What is needed
What lines of the data below include the word "heads"? Report them by copying each.
Start of Extracted information
template <bool KMAJOR, bool FAST, int I>
__device__ __forceinline__ float4 tile_load1(const float *__restrict__ src, int ld, int c0, int cmax, int k0,
                                             int kmax, bool vec_ok)
{
    const int f = threadIdx.x + NT * I;
// ... 530 lines not shown
        const unsigned short *bs = Bs0 + (CUR) * 128 * SP + (wn * 64 + lr) * SP + lk * 8;                   \
        bf16x8 a0 = *reinterpret_cast<const bf16x8 *>(as), a1 = *reinterpret_cast<const bf16x8 *>(as + 32 * SP); \
        bf16x8 b0 = *reinterpret_cast<const bf16x8 *>(bs), b1 = *reinterpret_cast<const bf16x8 *>(bs + 32 * SP); \
        _Pragma("unroll") for (int q = 0; q < SBK / 16; ++q) {                                              \
            bf16x8 na0 = a0, na1 = a1, nb0 = b0, nb1 = b1;                                                  \
            if (q + 1 < SBK / 16) {                                                                         \
                na0 = *reinterpret_cast<const bf16x8 *>(as + (q + 1) * 16);                                 \
                na1 = *reinterpret_cast<const bf16x8 *>(as + 32 * SP + (q + 1) * 16);                       \
                nb0 = *reinterpret_cast<const bf16x8 *>(bs + (q + 1) * 16);                                 \
                nb1 = *reinterpret_cast<const bf16x8 *>(bs + 32 * SP + (q + 1) * 16);                       \
            }                                                                                               \
            acc[0][0] = __builtin_amdgcn_mfma_f32_32x32x16_bf16(a0, b0, acc[0][0], 0, 0, 0);                \
            acc[0][1] = __builtin_amdgcn_mfma_f32_32x32x16_bf16(a0, b1, acc[0][1], 0, 0, 0);                \
            acc[1][0] = __builtin_amdgcn_mfma_f32_32x32x16_bf16(a1, b0, acc[1][0], 0, 0, 0);                \
            acc[1][1] = __builtin_amdgcn_mfma_f32_32x32x16_bf16(a1, b1, acc[1][1], 0, 0, 0);                \
            a0 = na0; a1 = na1; b0 = nb0; b1 = nb1;                                                         \
        }                                                                                                   \
        stile_store(As0 + ((CUR) ^ 1) * 128 * SP, SA);                                                      \
        stile_store(Bs0 + ((CUR) ^ 1) * 128 * SP, SB);                                                      \
        __syncthreads();                                                                                    \
    }
    int kt = 0;
    for (; kt + 2 <= nk; kt += 2) {
        LC_SGEMM_STEP(kt, 0, ra0, rb0, ra1, rb1)
        LC_SGEMM_STEP(kt + 1, 1, ra1, rb1, ra0, rb0)
    }
    if (kt < nk) LC_SGEMM_STEP(kt, 0, ra0, rb0, ra1, rb1)
#undef LC_SGEMM_STEP
    gemm_epilogue<FAST>(p, acc, m0, n0, wm, wn, lr, lk);
}

constexpr int GBM = 256, GBN = 256, GBK = 64, GNT = 512;
constexpr int G_OPERAND_BYTES = 256 * GBK * 2;
__device__ __forceinline__ void gemm_tile_order_big(int M, int N, int &bm, int &bn, int bid = blockIdx.x)
{
    const int nbm = M / GBM, nbn = N / GBN;
    const int nwg = nbm * nbn;
    {
        const int q = nwg / 8, rr = nwg % 8, xcd = bid % 8, idx = bid / 8;
        bid = (xcd < rr ? xcd * (q + 1) : rr * (q + 1) + (xcd - rr) * q) + idx;
    }
    constexpr int GROUP_M = 4;
    const int gsz = GROUP_M * nbn;
    const int first_m = (bid / gsz) * GROUP_M;
    const int gm = min(nbm - first_m, GROUP_M);
    bm = first_m + (bid % gsz) % gm;
    bn = (bid % gsz) / gm;
}
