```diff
diff --git a/multimodal_sequencing_amd/kernels.py b/multimodal_sequencing_amd/kernels.py
--- a/multimodal_sequencing_amd/kernels.py
+++ b/multimodal_sequencing_amd/kernels.py
@@ -192,7 +192,14 @@
         if self.f8dg:
             return _Act(dqkv, N.attn_bwd_mxfp8(P, T, heads, qkv, key_bias, scale, o, do, lse, delta, dqkv,
                                                drop=drop, keep_bits=keep_bits))
-        if Tq is not None and Tq < T:
+        tq = T if Tq is None else Tq
+        nws = N.attn_bwd_workspace(P, T, tq, heads) if T > 128 and 1 <= T % 128 <= 16 and \
+            N._sel["attn_tails"] and N._sel["attn"] and qkv.dtype == torch.bfloat16 else 0
+        if nws:
+            ws = torch.empty(nws // 4, device=qkv.device)
+            N.attn_bwd_ws(P, T, tq, heads, qkv, key_bias, scale, o, do, lse, delta, dqkv, ws, drop=drop,
+                          keep_bits=keep_bits)
+        elif tq < T:
             N.attn_bwd_rows(P, T, Tq, heads, qkv, key_bias, scale, o, do, lse, delta, dqkv, drop=drop,
                             keep_bits=keep_bits)
         else:
```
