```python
SIGNATURES = {
    "tdx_version": (_i, []),
    "tdx_arch": (C.c_char_p, []),
    "tdx_set_scratch": (_i, [_vp, _sz]),
    "tdx_ncv_to_nvc": (_i, [_vp, _vp, _i, _i, _i64, _i, _i, _vp]),
    "tdx_nvc_to_ncv": (_i, [_vp, _vp, _i, _i, _i64, _i, _i, _vp]),
    "tdx_cast": (_i, [_vp, _vp, _i64, _i, _i, _vp]),
    "tdx_conv3_pack_weight": (_i, [_vp, _vp, _vp, _i, _i, _i, _vp]),
    "tdx_conv3_pack_weights": (_i, [_vp, _i, _i, _vp]),
    "tdx_transpose_many": (_i, [_vp, _i, _vp]),
    "tdx_conv3_fwd": (_i, [_vp, _i, _vp, _i, _vp, _vp, _vp, _i, _i, _i, _i, _i, _i, _i, _vp]),
    "tdx_conv3_uses_ring": (_i, [_i] * 7),
    "tdx_conv3_ring_brick_depth": (_i, [_i] * 7),
    "tdx_conv3_fwd_kernel": (_i, [_i] * 9),
    "tdx_conv3_fwd_gn": (_i, [_vp, _i, _vp, _i, _vp, _vp, _vp, _vp, _i, _f, _vp, _i, _i, _i, _i, _i, _i, _i, _vp]),
    "tdx_conv3_fwd_partial": (_i, [_vp, _i, _i, _vp, _vp, _vp, _i, _vp, _vp, _i, _f, _vp, _i, _i, _i, _i, _i, _i, _i, _vp]),
    "tdx_conv3_bwd_data_workspace_bytes": (_sz, [_i, _i, _i, _i, _i, _i, _i]),
    "tdx_conv3_bwd_data": (_i, [_vp, _vp, _vp, _i, _vp, _i, _i, _i, _i, _i, _i, _i, _i, _i, _vp, _vp]),
    "tdx_conv3_bwd_data_add": (_i, [_vp, _vp, _vp, _i, _vp, _i, _vp, _vp, _i, _i, _i, _i, _i, _i, _i, _vp, _vp]),
    "tdx_conv3_bwd_weight_workspace_bytes": (_sz, [_i, _i, _i]),
    "tdx_conv3_bwd_weight": (_i, [_vp, _i, _vp, _i, _vp, _vp, _vp, _i, _i, _i, _i, _i, _i, _i, _vp, _vp]),
    "tdx_conv1_fwd": (_i, [_vp, _i, _vp, _i, _vp, _i, _vp, _vp, _vp, _i64, _i, _i, _vp]),
    "tdx_conv1_fwd_gn": (_i, [_vp, _i, _vp, _i, _vp, _i, _vp, _vp, _vp, _vp, _vp, _i, _vp, _i, _i64, _i, _i, _vp]),
    "tdx_conv1_bwd_weight": (_i, [_vp, _i, _vp, _i, _vp, _i, _vp, _i64, _i, _vp]),
    "tdx_conv1_bwd_weight_oc": (_i, [_vp, _i, _vp, _i, _vp, _i, _vp, _i, _i64, _i, _vp]),
    "tdx_encode_fwd": (_i, [_vp, _i, _vp, _vp, _vp, _i, _vp, _vp, _vp, _i, _i64, _i, _i, _vp]),
    "tdx_encode_bwd": (_i, [_vp, _vp, _i, _vp, _i, _vp, _vp, _vp, _vp, _vp, _vp, _i, _i64, _i, _i, _vp]),
    "tdx_decode_fwd": (_i, [_vp, _vp, _vp, _vp, _i, _i64, _i, _i, _i, _vp]),
    "tdx_decode_bwd": (_i, [_vp, _vp, _vp, _vp, _vp, _vp, _i, _i64, _i, _i, _i, _vp]),
    "tdx_gn_workspace_bytes": (_sz, [_i, _i]),
    "tdx_gn_stats": (_i, [_vp, _vp, _i, _i64, _i, _i, _f, _i, _vp, _vp]),
    "tdx_gn_apply": (_i, [_vp, _vp, _vp, _vp, _vp, _vp, _vp, _vp, _i, _i64, _i, _i, _i, _i, _vp]),
    "tdx_gn_apply_decode": (_i, [_vp, _vp, _vp, _vp, _vp, _vp, _vp, _vp, _i, _i64, _i, _i, _i, _i, _vp]),
    "tdx_gn_apply_encoded": (_i, [_vp, _vp, _vp, _vp, _vp, _i, _vp, _vp, _vp, _i, _vp, _vp, _vp, _i, _i64, _i, _i, _i, _vp]),
    "tdx_gn_apply_decode_act": (_i, [_vp, _vp, _vp, _vp, _vp, _vp, _vp, _vp, _i, _i64, _i, _i, _i, _i, _i, _vp]),
    "tdx_gn_apply_encoded_act": (_i, [_vp, _vp, _vp, _vp, _vp, _i, _vp, _vp, _vp, _i, _vp, _vp, _vp, _i, _i64, _i, _i, _i, _i, _vp]),
    "tdx_gn_bwd": (_i, [_vp] * 12 + [_i, _i64, _i, _i, _i, _i, _vp, _vp]),
    "tdx_bn_workspace_bytes": (_sz, [_i64, _i]),
    "tdx_bn_stats": (_i, [_vp, _vp, _vp, _i64, _i, _f, _i, _vp, _vp]),
    "tdx_bn_apply": (_i, [_vp, _vp, _vp, _vp, _vp, _i64, _vp, _i64, _i, _f, _i, _vp]),
    "tdx_bn_bwd": (_i, [_vp] * 8 + [_i64, _i, _f, _i, _i, _vp, _vp]),
    "tdx_flow_decompose_workspace_bytes": (_sz, [_i] * 7),
# ... 83 lines not shown
        if not LIB_PATH.exists():
            raise RuntimeError(
                f"{LIB_PATH} not found: the HIP kernels have not been built. "
                "Run `python -c 'import __graft_entry__ as g; g.build()'` (or `make -C generative-turbulence_amd/csrc`)."
            )
        lib = C.CDLL(str(LIB_PATH))
        lax = "TDX_LIB" in os.environ and os.environ.get("TDX_LIB_LAX") == "1"
        for name, (res, args) in SIGNATURES.items():
            if lax and not hasattr(lib, name):
                continue
            fn = getattr(lib, name)
            fn.restype = res
            fn.argtypes = args
        _lib = lib
    return _lib


_SCRATCH: "OrderedDict" = None
_ACTIVE = None
SCRATCH_BYTES = int(os.environ.get("TDX_SCRATCH_MB", "96")) << 20
SCRATCH_SMALL_BYTES = 4096
SCRATCH_MAX_ARENAS = int(os.environ.get("TDX_SCRATCH_MAX_ARENAS", "6"))
ARENA_USERS = {"tdx_conv3_fwd", "tdx_conv3_fwd_gn", "tdx_conv3_fwd_partial", "tdx_conv3_bwd_data", "tdx_conv3_bwd_data_add",
               "tdx_conv3_bwd_weight", "tdx_attn_fwd"}
DET_ARENA_USERS = {"tdx_conv1_bwd_weight", "tdx_conv1_bwd_weight_oc", "tdx_encode_bwd", "tdx_decode_bwd", "tdx_gn_stats"}


def deterministic() -> bool:
    return os.environ.get("TDX_DETERMINISTIC", "0") not in ("", "0")


_LAUNCH_LOCK = threading.RLock()
_SMALL_STREAMS = set()


def declare_zero_block_only(stream) -> None:
    _SMALL_STREAMS.add((stream.device.index, stream.cuda_stream))


def ensure_scratch(device=None) -> None:
    global _SCRATCH, _ACTIVE
    if _SCRATCH is None:
        from collections import OrderedDict

        _SCRATCH = OrderedDict()
    idx = torch.cuda.current_device() if device is None else torch.device(device).index
    idx = torch.cuda.current_device() if idx is None else idx
# ... 181 lines not shown
```

### generative-turbulence_amd/turbdiff_amd/ops.py

```python

from __future__ import annotations

import weakref

import os

import torch
from torch.autograd.function import once_differentiable

from . import _lib as L


def _ws(nbytes: int, device) -> torch.Tensor:
    return torch.empty(max(int(nbytes), 16), dtype=torch.uint8, device=device)


_CLEAN = {}
WS_CLEAN = 0 if os.environ.get("TDX_WS_CLEAN", "1") == "0" else L.WS_CLEAN


def _clean_ws(nbytes: int, device, tag=None) -> torch.Tensor:
    if not WS_CLEAN:
        return _ws(nbytes, device)
    key = (device, L.stream(device.index), int(nbytes), tag)
# ... 31 lines not shown

def _conv3_fwd(x1, C1, x2, C2, wf, bias, grid, Cout, code, impl, st, gn=None, ws=None, real=None, timed=True):
    B, X, Y, Z = grid
    y = x1.new_empty((B, X, Y, Z, Cout))
    work = 54.0 * (real or (C1 + C2)) * Cout * B * X * Y * Z if timed else 0.0
    meta = (lambda: L.conv3_fwd_meta(C1, C2, Cout, B, X, Y, Z, x1.dtype, real)) if timed else None
    if gn is None:
        L.call("tdx_conv3_fwd", L.ptr(x1), C1, L.ptr(x2), C2, L.ptr(wf), L.ptr(bias), L.ptr(y), B, X, Y, Z, Cout, code, impl, st,
               work=work, meta=meta)
        return y
    groups, eps = gn
    stats = x1.new_empty((B, groups, 2), dtype=torch.float32)
    if ws is None:
        ws = _gn_ws(B, Cout, x1.device, clean=True)
    L.call("tdx_conv3_fwd_gn", L.ptr(x1), C1, L.ptr(x2), C2, L.ptr(wf), L.ptr(bias), L.ptr(y), L.ptr(stats), groups, float(eps),
           L.ptr(ws), B, X, Y, Z, Cout, code, impl | WS_CLEAN, st, work=work, meta=meta)
    return y, stats


def _conv3_bwd_data_ws(grid, Cin, code, impl, dev):
    return _ws(L.query("tdx_conv3_bwd_data_workspace_bytes", *grid, Cin, code, impl), dev)


def _conv3_bwd_data(gy, wb, x1, C1, x2, C2, grid, Cout, code, impl, st, ws=None, add=None, real=None):
    B, X, Y, Z = grid
    gx1, gx2 = torch.empty_like(x1), None if x2 is None else torch.empty_like(x2)
    if ws is None:
        ws = _conv3_bwd_data_ws(grid, C1 + C2, code, impl, gy.device)
    work = 54.0 * (real or (C1 + C2)) * Cout * B * X * Y * Z
    if add is None:
        L.call("tdx_conv3_bwd_data", L.ptr(gy), L.ptr(wb), L.ptr(gx1), C1, L.ptr(gx2), C2, 0, B, X, Y, Z, Cout, code, impl,
               L.ptr(ws), st, work=work)
    else:
        L.call("tdx_conv3_bwd_data_add", L.ptr(gy), L.ptr(wb), L.ptr(gx1), C1, L.ptr(gx2), C2, L.ptr(add), None, B, X, Y, Z,
               Cout, code, impl, L.ptr(ws), st, work=work)
    return gx1, gx2
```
End of Extracted information
Written answer
             return _Act(dqkv, N.attn_bwd_mxfp8(P, T, heads, qkv, key_bias, scale, o, do, lse, delta, dqkv,
+        nws = N.attn_bwd_workspace(P, T, tq, heads) if T > 128 and 1 <= T % 128 <= 16 and \
+            N.attn_bwd_ws(P, T, tq, heads, qkv, key_bias, scale, o, do, lse, delta, dqkv, ws, drop=drop,
             N.attn_bwd_rows(P, T, Tq, heads, qkv, key_bias, scale, o, do, lse, delta, dqkv, drop=drop,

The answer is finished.